### Task
Every line of the entries below from the one containing "auto fetch_row = [&](unsigned" to the one containing "if (MODE == NRT_LOC_ABSOLUTE)", both ends included, must be written out exactly. No other line belongs in the answer.

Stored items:
template <int MODE, bool STORE, bool MM, bool FILL, bool DICE, int BWD = 0>
__device__ __forceinline__ void wc_item(const InterpArgs &a, const TileGeom &tg, const float *__restrict__ fixed, float *__restrict__ fpart,
                                        float *__restrict__ mpart, const XmWork &xw, char *wc_smem, const WcBwd &bw = WcBwd{nullptr, nullptr, 0.0f, nullptr}) {
    constexpr int G = 8, L = 32;
    static_assert(BWD == 0 || (DICE && !STORE && !MM), "the backward form reads a second row per voxel and stores the location gradient only");
    const int b = __builtin_amdgcn_readfirstlane(xw.b);
    const unsigned prow = (unsigned)__builtin_amdgcn_readfirstlane((int)xw.prow), ucol = (unsigned)__builtin_amdgcn_readfirstlane((int)xw.ucol);
    const unsigned RY = 1u << tg.lry, RZ = 1u << tg.lrz;
    const unsigned nRz = (tg.nTz + RZ - 1) / RZ;
    const unsigned reg = ucol / (RY * RZ), wr = ucol % (RY * RZ);
    const unsigned cy = (reg / nRz) * RY + wr / RZ, cz = (reg % nRz) * RZ + wr % RZ;
    const int x0 = __builtin_amdgcn_readfirstlane(xw.x0), y0 = (int)cy << 2, z0 = (int)cz << 3;
    int npass = __builtin_amdgcn_readfirstlane(xw.xlen);
    if (cy >= tg.nTy || cz >= tg.nTz || npass < 0) npass = 0;

    const int lane = threadIdx.x & 63, wave = threadIdx.x >> 6;
    const int g = lane >> 3, p = lane & 7;
    const int dzt = (0x1320 >> ((g & 3) * 4)) & 15;
    const int yy = y0 + 2 * (wave >> 1) + (g >> 2), zz = z0 + 4 * (wave & 1) + dzt;
    const bool yzvalid = (yy < a.O[1]) && (zz < a.O[2]);
    const int yc = min(yy, a.O[1] - 1), zc = min(zz, a.O[2] - 1);
    const unsigned qyz = (unsigned)yc * (unsigned)a.O[2] + (unsigned)zc, qstep = (unsigned)a.O[1] * (unsigned)a.O[2];
    const unsigned SY = (unsigned)a.S[1], SZ = (unsigned)a.S[2];
    const float mxx = (float)(a.S[0] - 1), mxy = (float)(a.S[1] - 1), mxz = (float)(a.S[2] - 1);
    const float fyc = (float)yc, fzc = (float)zc;
    const float ly = (yc == 0) ? 0.0f : ((yc == a.O[1] - 1) ? mxy : nrt_mul(a.delta[1], fyc));
    const float lz = (zc == 0) ? 0.0f : ((zc == a.O[2] - 1) ? mxz : nrt_mul(a.delta[2], fzc));

    const char *volb = (const char *)a.vol + (long long)b * a.vol_bs * 4ll;
    const unsigned long long volbytes = (unsigned long long)a.S[0] * SY * SZ * 128ull;
    const unsigned outbytes = a.nout * 128u;
    const __amdgpu_buffer_rsrc_t vres = wc_rsrc(volb, (unsigned)volbytes);
    const __amdgpu_buffer_rsrc_t lres = wc_rsrc(MODE != NRT_LOC_LINSPACE ? (const char *)(a.loc + (long long)b * a.loc_bs) : volb, a.nout * 12u);
    const __amdgpu_buffer_rsrc_t fres = wc_rsrc(DICE ? (const char *)fixed + (long long)b * a.out_bs * 4ll : volb, outbytes);
    const __amdgpu_buffer_rsrc_t ores = wc_rsrc(STORE ? (const char *)a.out + (long long)b * a.out_bs * 4ll : volb, outbytes);
    const __amdgpu_buffer_rsrc_t gres = wc_rsrc(BWD ? (const char *)(bw.gloc + (long long)b * a.nout * 3) : volb, a.nout * 12u);
    const unsigned gl_lane = (p == 0 && yzvalid) ? qyz * 12u : 0xffffffffu;
    float ca[4] = {0.0f, 0.0f, 0.0f, 0.0f}, cb[4] = {0.0f, 0.0f, 0.0f, 0.0f};
    if (BWD == 1) {
        const float *sm = bw.sums + (long long)b * 3 * L;
#pragma unroll
        for (int k = 0; k < 4; ++k) {
            const int l = p * 4 + k;
            const float num = 2.0f * sm[l] + bw.eps, den = sm[L + l] + sm[2 * L + l] + bw.eps;
            const float gd = bw.gdice[(long long)b * L + l];
            if (den != 0.0f) { ca[k] = 2.0f * gd / den; cb[k] = -2.0f * gd * num / (den * den); }
        }
    }
    const unsigned loc_lane = qyz * 12u, row_lane = (qyz * 8u + (unsigned)p) * 16u;
    const unsigned out_lane = yzvalid ? row_lane : 0xffffffffu;
    const unsigned loc_step = qstep * 12u, row_step = qstep * 128u;
    const unsigned p16 = (unsigned)p * 16u;

    wc_lds_char *wl = (wc_lds_char *)wc_smem + wave * WC_WAVE_BYTES;
    wc_lds_vu32 *tags = (wc_lds_vu32 *)(wl + WC_TAGS_OFF);
    wc_lds_char *lrow = wl + p * 16;
    tags[lane] = ~0u;
    tags[lane + 64] = ~0u;
    const bool cx1 = (p & 4) != 0, cy1 = (p & 2) != 0, cz1 = (p & 1) != 0;

    nrt_f2 stp_l = {0, 0}, stp_h = {0, 0}, stt_l = {0, 0}, stt_h = {0, 0}, spp_l = {0, 0}, spp_h = {0, 0};
    float mnt = INFINITY, mxt = -INFINITY, mnp = INFINITY, mxp = -INFINITY;

    struct Pass {
        float w0x, w0y, w0z;
        unsigned sl[8];
        unsigned lr[4], ld[4];
        unsigned xr[4], xd[4];
        int n;
        int xq;
        float mk[3];
        bool oob;
        nrt_f4 T;
        nrt_f4 F[4], Fx[4];
        float pn[3];
    };
    struct Mg { float w0x, w0y, w0z; bool oob, miss; unsigned rid, slot, t1, t2, mytag; float mk[3]; };
    constexpr int NST = ((BWD ? WC_NST_BWD : (DICE ? WC_NST_FUSED : WC_NST_WARP)) > 2) ? 3 : 2;
    constexpr bool XSH = NST == 3 && DICE;
    Pass A, B, C;
    nrt_f4 FxS[4] = {{0.f, 0.f, 0.f, 0.f}, {0.f, 0.f, 0.f, 0.f}, {0.f, 0.f, 0.f, 0.f}, {0.f, 0.f, 0.f, 0.f}};
    auto reset = [&](Pass &s) {
        s.w0x = s.w0y = s.w0z = 0.f; s.n = 0; s.xq = x0; s.oob = false; s.mk[0] = s.mk[1] = s.mk[2] = 0.f;
        s.T = (nrt_f4){0.f, 0.f, 0.f, 0.f};
#pragma unroll
        for (int i = 0; i < 4; ++i) { s.F[i] = s.Fx[i] = (nrt_f4){0.f, 0.f, 0.f, 0.f}; s.lr[i] = s.xr[i] = WC_NOROW << 7; s.ld[i] = s.xd[i] = WC_TRASH_ROW * 128u; }
#pragma unroll
        for (int i = 0; i < 8; ++i) s.sl[i] = 0;
        s.pn[0] = s.pn[1] = s.pn[2] = 0.f;
    };
    reset(A); reset(B);
    if (NST == 3) reset(C);

    auto fetch_loc = [&](int pass, Pass &s) {
        if (MODE != NRT_LOC_LINSPACE) {
            const wc_u3 v = __builtin_bit_cast(wc_u3, __builtin_amdgcn_raw_buffer_load_b96(lres, loc_lane, (unsigned)(x0 + pass) * loc_step, 0));
            s.pn[0] = __uint_as_float(v[0]); s.pn[1] = __uint_as_float(v[1]); s.pn[2] = __uint_as_float(v[2]);
        }
    };
    auto fetch_row = [&](unsigned rowoff) -> nrt_f4 {
        return __builtin_bit_cast(nrt_f4, __builtin_amdgcn_raw_buffer_load_b128(vres, rowoff | p16, 0, 0));
    };

    auto m1a = [&](int pass, const Pass &s, Mg &m) {
        const int xq = x0 + pass;
        float px, py, pz;
        if (MODE == NRT_LOC_ABSOLUTE) { px = s.pn[0]; py = s.pn[1]; pz = s.pn[2]; }
        else if (MODE == NRT_LOC_SHIFT) { px = nrt_add((float)xq, s.pn[0]); py = nrt_add(fyc, s.pn[1]); pz = nrt_add(fzc, s.pn[2]); }
        else { px = (xq == 0) ? 0.0f : ((xq == a.O[0] - 1) ? mxx : nrt_mul(a.delta[0], (float)xq)); py = ly; pz = lz; }
        int i0x, i1x, i0y, i1y, i0z, i1z;
        wc_corner(px, mxx, i0x, i1x, m.w0x);
        wc_corner(py, mxy, i0y, i1y, m.w0y);
        wc_corner(pz, mxz, i0z, i1z, m.w0z);
        m.oob = FILL ? ((px < 0.0f) || (px > mxx) || (py < 0.0f) || (py > mxy) || (pz < 0.0f) || (pz > mxz)) : false;
        if (BWD) {
            m.mk[0] = (fminf(fmaxf(px, 0.0f), mxx) == px) ? 1.0f : 0.0f;
            m.mk[1] = (fminf(fmaxf(py, 0.0f), mxy) == py) ? 1.0f : 0.0f;
            m.mk[2] = (fminf(fmaxf(pz, 0.0f), mxz) == pz) ? 1.0f : 0.0f;
        }
        const unsigned ix = cx1 ? i1x : i0x, iy = cy1 ? i1y : i0y, iz = cz1 ? i1z : i0z;
        m.rid = nrt_mad24(nrt_mad24(ix, SY, iy), SZ, iz);
        m.slot = ((ix & 3u) << 5) | ((iy & 3u) << 3) | (iz & 7u);
        m.mytag = (m.rid << 6) | (unsigned)lane;
        m.t1 = tags[m.slot];
    };
    auto m1b = [&](Mg &m) {
        m.miss = (m.t1 ^ m.mytag) >= 64u;
        tags[m.miss ? m.slot : (unsigned)WC_SLOTS] = m.mytag;
        m.t2 = tags[m.slot];
    };
    auto m1c = [&](int pass, const Mg &m, Pass &s) {
        const unsigned x2 = m.t2 ^ m.mytag;
        const bool served = x2 < 64u;
        const bool loader = m.miss && x2 == 0u;
        const bool orphan = !served;
        const unsigned long long Ml = __builtin_amdgcn_ballot_w64(loader), Mo = __builtin_amdgcn_ballot_w64(orphan);
        const unsigned long long Mf = Ml | Mo;
        const int no = __builtin_popcountll(Mo);
        int n = __builtin_popcountll(Mf);
        const unsigned ro = __builtin_amdgcn_mbcnt_hi((unsigned)(Mo >> 32), __builtin_amdgcn_mbcnt_lo((unsigned)Mo, 0u));
        const unsigned rf = __builtin_amdgcn_mbcnt_hi((unsigned)(Mf >> 32), __builtin_amdgcn_mbcnt_lo((unsigned)Mf, 0u));
        bool fetcher = loader || orphan;
        unsigned src = orphan ? (unsigned)WC_SLOTS + ro : m.slot;
        unsigned e = fetcher ? rf : (unsigned)n + ((unsigned)lane - rf);
        if (__builtin_expect(no > WC_OVF, 0)) {
            tags[lane] = ~0u;
            tags[lane + 64] = ~0u;
            e = (unsigned)lane; fetcher = true; src = (unsigned)lane; n = 64;
        }
        const unsigned src128 = src * 128u;
        const unsigned tp = ((e & 7u) << 3) | (e >> 3);
        typedef unsigned wc_u2 __attribute__((ext_vector_type(2)));
        *(__attribute__((address_space(3))) volatile wc_u2 *)(wl + WC_LIST_OFF + tp * 8u) =
            (wc_u2){fetcher ? (m.rid << 7) : (WC_NOROW << 7), fetcher ? src128 : (unsigned)WC_TRASH_ROW * 128u};
        ((__attribute__((address_space(3))) volatile unsigned short *)(wl + WC_BC_OFF))[lane] = (unsigned short)src128;
        const nrt_i4 la = *(wc_lds_vi4 *)(wl + WC_LIST_OFF + g * 64), lb = *(wc_lds_vi4 *)(wl + WC_LIST_OFF + g * 64 + 16);
        const nrt_i4 sh = *(wc_lds_vi4 *)(wl + WC_BC_OFF + g * 16);
        s.lr[0] = (unsigned)la[0]; s.ld[0] = (unsigned)la[1]; s.lr[1] = (unsigned)la[2]; s.ld[1] = (unsigned)la[3];
        s.lr[2] = (unsigned)lb[0]; s.ld[2] = (unsigned)lb[1]; s.lr[3] = (unsigned)lb[2]; s.ld[3] = (unsigned)lb[3];
        if (__builtin_expect(n > 32, 0)) {
            const nrt_i4 lc = *(wc_lds_vi4 *)(wl + WC_LIST_OFF + g * 64 + 32), le = *(wc_lds_vi4 *)(wl + WC_LIST_OFF + g * 64 + 48);
            s.xr[0] = (unsigned)lc[0]; s.xd[0] = (unsigned)lc[1]; s.xr[1] = (unsigned)lc[2]; s.xd[1] = (unsigned)lc[3];
            s.xr[2] = (unsigned)le[0]; s.xd[2] = (unsigned)le[1]; s.xr[3] = (unsigned)le[2]; s.xd[3] = (unsigned)le[3];
        }
#pragma unroll
        for (int c = 0; c < 4; ++c) { s.sl[2 * c] = (unsigned)sh[c] & 0xffffu; s.sl[2 * c + 1] = (unsigned)sh[c] >> 16; }
        s.w0x = m.w0x; s.w0y = m.w0y; s.w0z = m.w0z; s.oob = m.oob; s.n = n;
        if (BWD) { s.mk[0] = m.mk[0]; s.mk[1] = m.mk[1]; s.mk[2] = m.mk[2]; }
        s.xq = x0 + pass;
    };
    auto issue = [&](Pass &s) {
#pragma unroll
        for (int i = 0; i < 4; ++i) s.F[i] = fetch_row(s.lr[i]);
        if (!XSH && __builtin_expect(s.n > 32, 0)) {
#pragma unroll
            for (int i = 0; i < 4; ++i) s.Fx[i] = fetch_row(s.xr[i]);
        }
        if (DICE) s.T = __builtin_bit_cast(nrt_f4, __builtin_amdgcn_raw_buffer_load_b128(fres, row_lane, (unsigned)s.xq * row_step, 2));
    };
    auto issue_x = [&](Pass &s) {
        if (XSH && __builtin_expect(s.n > 32, 0)) {
#pragma unroll
            for (int i = 0; i < 4; ++i) FxS[i] = fetch_row(s.xr[i]);
        }
    };
    auto deliver = [&](Pass &s) {
#pragma unroll
        for (int i = 0; i < 4; ++i) *(wc_lds_f4 *)(lrow + s.ld[i]) = s.F[i];
        if (__builtin_expect(s.n > 32, 0)) {
#pragma unroll
            for (int i = 0; i < 4; ++i) *(wc_lds_f4 *)(lrow + s.xd[i]) = XSH ? FxS[i] : s.Fx[i];
        }
    };

    const int last = npass - 1;
    auto step = [&](int pass, Pass &s, Pass &o, Pass &nx, auto masked) {
        constexpr bool MASKED = decltype(masked)::value;
        issue(o);
        __builtin_amdgcn_sched_barrier(0);
        deliver(s);
        nrt_f4 R[8];
#pragma unroll
        for (int corner = 0; corner < 8; ++corner) R[corner] = *(const wc_lds_f4 *)(lrow + s.sl[corner]);
        __builtin_amdgcn_sched_barrier(0);
        Mg m;
        m1a(min(pass + NST, last), s, m);
        __builtin_amdgcn_sched_barrier(0);
        const float w1x = nrt_sub(1.0f, s.w0x), w1y = nrt_sub(1.0f, s.w0y), w1z = nrt_sub(1.0f, s.w0z);
        const nrt_f2 wy2 = {s.w0y, w1y}, wz2 = {s.w0z, w1z};
        const nrt_f2 wxy0 = (nrt_f2){s.w0x, s.w0x} * wy2, wxy1 = (nrt_f2){w1x, w1x} * wy2;
        nrt_f2 wt2[4];
        wt2[0] = (nrt_f2){wxy0[0], wxy0[0]} * wz2;
        wt2[1] = (nrt_f2){wxy0[1], wxy0[1]} * wz2;
        wt2[2] = (nrt_f2){wxy1[0], wxy1[0]} * wz2;
        wt2[3] = (nrt_f2){wxy1[1], wxy1[1]} * wz2;
        nrt_f2 al = {0.0f, 0.0f}, ah = {0.0f, 0.0f};
        constexpr bool BLEND = BWD != 2;
#pragma unroll
        for (int corner = 0; corner < (BLEND ? 4 : 0); ++corner) {
            const float wt = wt2[corner >> 1][corner & 1];
            const nrt_f2 w2 = {wt, wt};
            al = al + w2 * (nrt_f2){R[corner][0], R[corner][1]};
            ah = ah + w2 * (nrt_f2){R[corner][2], R[corner][3]};
        }
        asm volatile("" : "+v"(al), "+v"(ah));
        __builtin_amdgcn_sched_barrier(0);
        m1b(m);
        __builtin_amdgcn_sched_barrier(0);
#pragma unroll
        for (int corner = 4; corner < (BLEND ? 8 : 4); ++corner) {
            const float wt = wt2[corner >> 1][corner & 1];
            const nrt_f2 w2 = {wt, wt};
            al = al + w2 * (nrt_f2){R[corner][0], R[corner][1]};
            ah = ah + w2 * (nrt_f2){R[corner][2], R[corner][3]};
        }
        nrt_f4 acc = {al[0], al[1], ah[0], ah[1]};
        const unsigned xqcur = (unsigned)s.xq;
        const float cw0x = s.w0x, cw0y = s.w0y, cw0z = s.w0z, cmx = s.mk[0], cmy = s.mk[1], cmz = s.mk[2];
        const bool coob = s.oob;
        if (!BWD) {
            if (FILL) {
#pragma unroll
                for (int c = 0; c < 4; ++c) acc[c] = apply_fill(acc[c], s.oob, a.fill_f);
            }
            if (STORE) __builtin_amdgcn_raw_buffer_store_b128(__builtin_bit_cast(wc_u4, acc), ores, out_lane, (unsigned)s.xq * row_step, 2);
        }
        const nrt_f4 Tcur = s.T;
        asm volatile("" : "+v"(acc));
        __builtin_amdgcn_sched_barrier(0);
        m1c(min(pass + NST, last), m, s);
        __builtin_amdgcn_sched_barrier(0);
        if (BWD) {
            nrt_f2 gl2 = {Tcur[0], Tcur[1]}, gh2 = {Tcur[2], Tcur[3]};
            if (BWD == 1) {
                gl2 = __builtin_elementwise_fma((nrt_f2){cb[0], cb[1]}, (nrt_f2){acc[0], acc[1]}, (nrt_f2){ca[0], ca[1]} * gl2);
                gh2 = __builtin_elementwise_fma((nrt_f2){cb[2], cb[3]}, (nrt_f2){acc[2], acc[3]}, (nrt_f2){ca[2], ca[3]} * gh2);
            }
            if (FILL && coob) { gl2 = (nrt_f2){0.0f, 0.0f}; gh2 = gl2; }
            float gacc[3];
            loc_grad_rows(R, gl2, gh2, cw0x, w1x, cw0y, w1y, cw0z, w1z, cmx, cmy, cmz, gacc);
#pragma unroll
            for (int d = 0; d < 3; ++d) {
                float r = gacc[d];
                r += __int_as_float(__builtin_amdgcn_update_dpp(0, __float_as_int(r), 0xB1, 0xF, 0xF, true));
                r += __int_as_float(__builtin_amdgcn_update_dpp(0, __float_as_int(r), 0x4E, 0xF, 0xF, true));
                r += __int_as_float(__builtin_amdgcn_update_dpp(0, __float_as_int(r), 0x141, 0xF, 0xF, true));
                gacc[d] = r;
            }
            __builtin_amdgcn_raw_buffer_store_b96(__builtin_bit_cast(wc_u3, (wc_f3){gacc[0], gacc[1], gacc[2]}), gres, gl_lane, xqcur * loc_step, 0);
        } else if (DICE) {
            nrt_f4 T = Tcur;
            if (MASKED) {
#pragma unroll
                for (int c = 0; c < 4; ++c) { T[c] = yzvalid ? T[c] : 0.0f; acc[c] = yzvalid ? acc[c] : 0.0f; }
            }
            const nrt_f2 pl = {acc[0], acc[1]}, ph = {acc[2], acc[3]}, tl = {T[0], T[1]}, th = {T[2], T[3]};
            stp_l = stp_l + tl * pl; stp_h = stp_h + th * ph;
            stt_l = stt_l + tl * tl; stt_h = stt_h + th * th;
            spp_l = spp_l + pl * pl; spp_h = spp_h + ph * ph;
            if (MM) {
                if (!MASKED || yzvalid) {
#pragma unroll
                    for (int c = 0; c < 4; ++c) {
                        mnt = fminf(mnt, Tcur[c]); mxt = fmaxf(mxt, Tcur[c]);
                        mnp = fminf(mnp, acc[c]); mxp = fmaxf(mxp, acc[c]);
                    }
                }
            }
        }
        if (DICE && !BWD) asm volatile("" : "+v"(stp_l), "+v"(stp_h), "+v"(stt_l), "+v"(stt_h), "+v"(spp_l), "+v"(spp_h));
        else asm volatile("" :: "v"(acc));
        __builtin_amdgcn_sched_barrier(0);
        fetch_loc(min(pass + 2 * NST, last), s);
        issue_x(nx);
        __builtin_amdgcn_sched_barrier(0);
    };
    auto march = [&](auto masked) {
        Mg m;
        if constexpr (NST == 3) {
            fetch_loc(0, A);
            fetch_loc(min(1, last), B);
            fetch_loc(min(2, last), C);
            m1a(0, A, m); m1b(m); m1c(0, m, A);
            issue(A);
            fetch_loc(min(3, last), A);
            m1a(min(1, last), B, m); m1b(m); m1c(min(1, last), m, B);
            issue(B);
            fetch_loc(min(4, last), B);
            m1a(min(2, last), C, m); m1b(m); m1c(min(2, last), m, C);
            fetch_loc(min(5, last), C);
            issue_x(A);
            __builtin_amdgcn_sched_barrier(0);
            int pass = 0;
            for (; pass + 2 < npass; pass += 3) {
                step(pass, A, C, B, masked);
                step(pass + 1, B, A, C, masked);
                step(pass + 2, C, B, A, masked);
            }
            if (pass < npass) step(pass, A, C, B, masked);
            if (pass + 1 < npass) step(pass + 1, B, A, C, masked);
            return;
        }
        fetch_loc(0, A);
        fetch_loc(min(1, last), B);
        m1a(0, A, m); m1b(m); m1c(0, m, A);
        issue(A);
        fetch_loc(min(2, last), A);
        m1a(min(1, last), B, m); m1b(m); m1c(min(1, last), m, B);
        fetch_loc(min(3, last), B);
        __builtin_amdgcn_sched_barrier(0);
        int pass = 0;
        for (; pass + 1 < npass; pass += 2) {
            step(pass, A, B, B, masked);
            step(pass + 1, B, A, A, masked);
        }
        if (pass < npass) step(pass, A, B, B, masked);
    };
    if (npass > 0) {
        if (DICE && !BWD && __builtin_amdgcn_ballot_w64(!yzvalid) != 0ull) march(std::true_type());
        else march(std::false_type());
    }

    if (!DICE || BWD) return;
    nrt_f4 stp = {stp_l[0], stp_l[1], stp_h[0], stp_h[1]}, stt = {stt_l[0], stt_l[1], stt_h[0], stt_h[1]},
           spp = {spp_l[0], spp_l[1], spp_h[0], spp_h[1]};
#pragma unroll
    for (int c = 0; c < 4; ++c) {
        stp[c] = wave_xor_add(stp[c], G);
        stt[c] = wave_xor_add(stt[c], G);
        spp[c] = wave_xor_add(spp[c], G);
    }
    for (int off = 1; off < NRT_WAVE; off <<= 1) {
        mnt = fminf(mnt, __shfl_xor(mnt, off, NRT_WAVE)); mxt = fmaxf(mxt, __shfl_xor(mxt, off, NRT_WAVE));
        mnp = fminf(mnp, __shfl_xor(mnp, off, NRT_WAVE)); mxp = fmaxf(mxp, __shfl_xor(mxp, off, NRT_WAVE));
    }
    __syncthreads();
    float (*red)[3 * L + 4] = (float (*)[3 * L + 4])wc_smem;
    if (lane < G) {
#pragma unroll
        for (int c = 0; c < 4; ++c) {
            red[wave][0 * L + 4 * lane + c] = stp[c];
            red[wave][1 * L + 4 * lane + c] = stt[c];
            red[wave][2 * L + 4 * lane + c] = spp[c];
        }
    }
    if (lane == 0) { red[wave][3 * L + 0] = mnt; red[wave][3 * L + 1] = mxt; red[wave][3 * L + 2] = mnp; red[wave][3 * L + 3] = mxp; }
    __syncthreads();
    const long long pbase = (long long)b * tg.prows + prow;
    for (int i = threadIdx.x; i < 3 * L; i += 256) {
        float s = red[0][i];
#pragma unroll
        for (int w2 = 1; w2 < 4; ++w2) s += red[w2][i];
        fpart[pbase * 3 * L + i] = s;
    }
    if (threadIdx.x < 4) {
        float m = red[0][3 * L + threadIdx.x];
        for (int w2 = 1; w2 < 4; ++w2)
            m = (threadIdx.x & 1) ? fmaxf(m, red[w2][3 * L + threadIdx.x]) : fminf(m, red[w2][3 * L + threadIdx.x]);
        mpart[pbase * 4 + threadIdx.x] = m;
    }
    xmarch_zero_rows(tg, xw, 3 * L, fpart, mpart);
}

### Result of this task
    auto fetch_row = [&](unsigned rowoff) -> nrt_f4 {
        return __builtin_bit_cast(nrt_f4, __builtin_amdgcn_raw_buffer_load_b128(vres, rowoff | p16, 0, 0));
    };

    auto m1a = [&](int pass, const Pass &s, Mg &m) {
        const int xq = x0 + pass;
        float px, py, pz;
        if (MODE == NRT_LOC_ABSOLUTE) { px = s.pn[0]; py = s.pn[1]; pz = s.pn[2]; }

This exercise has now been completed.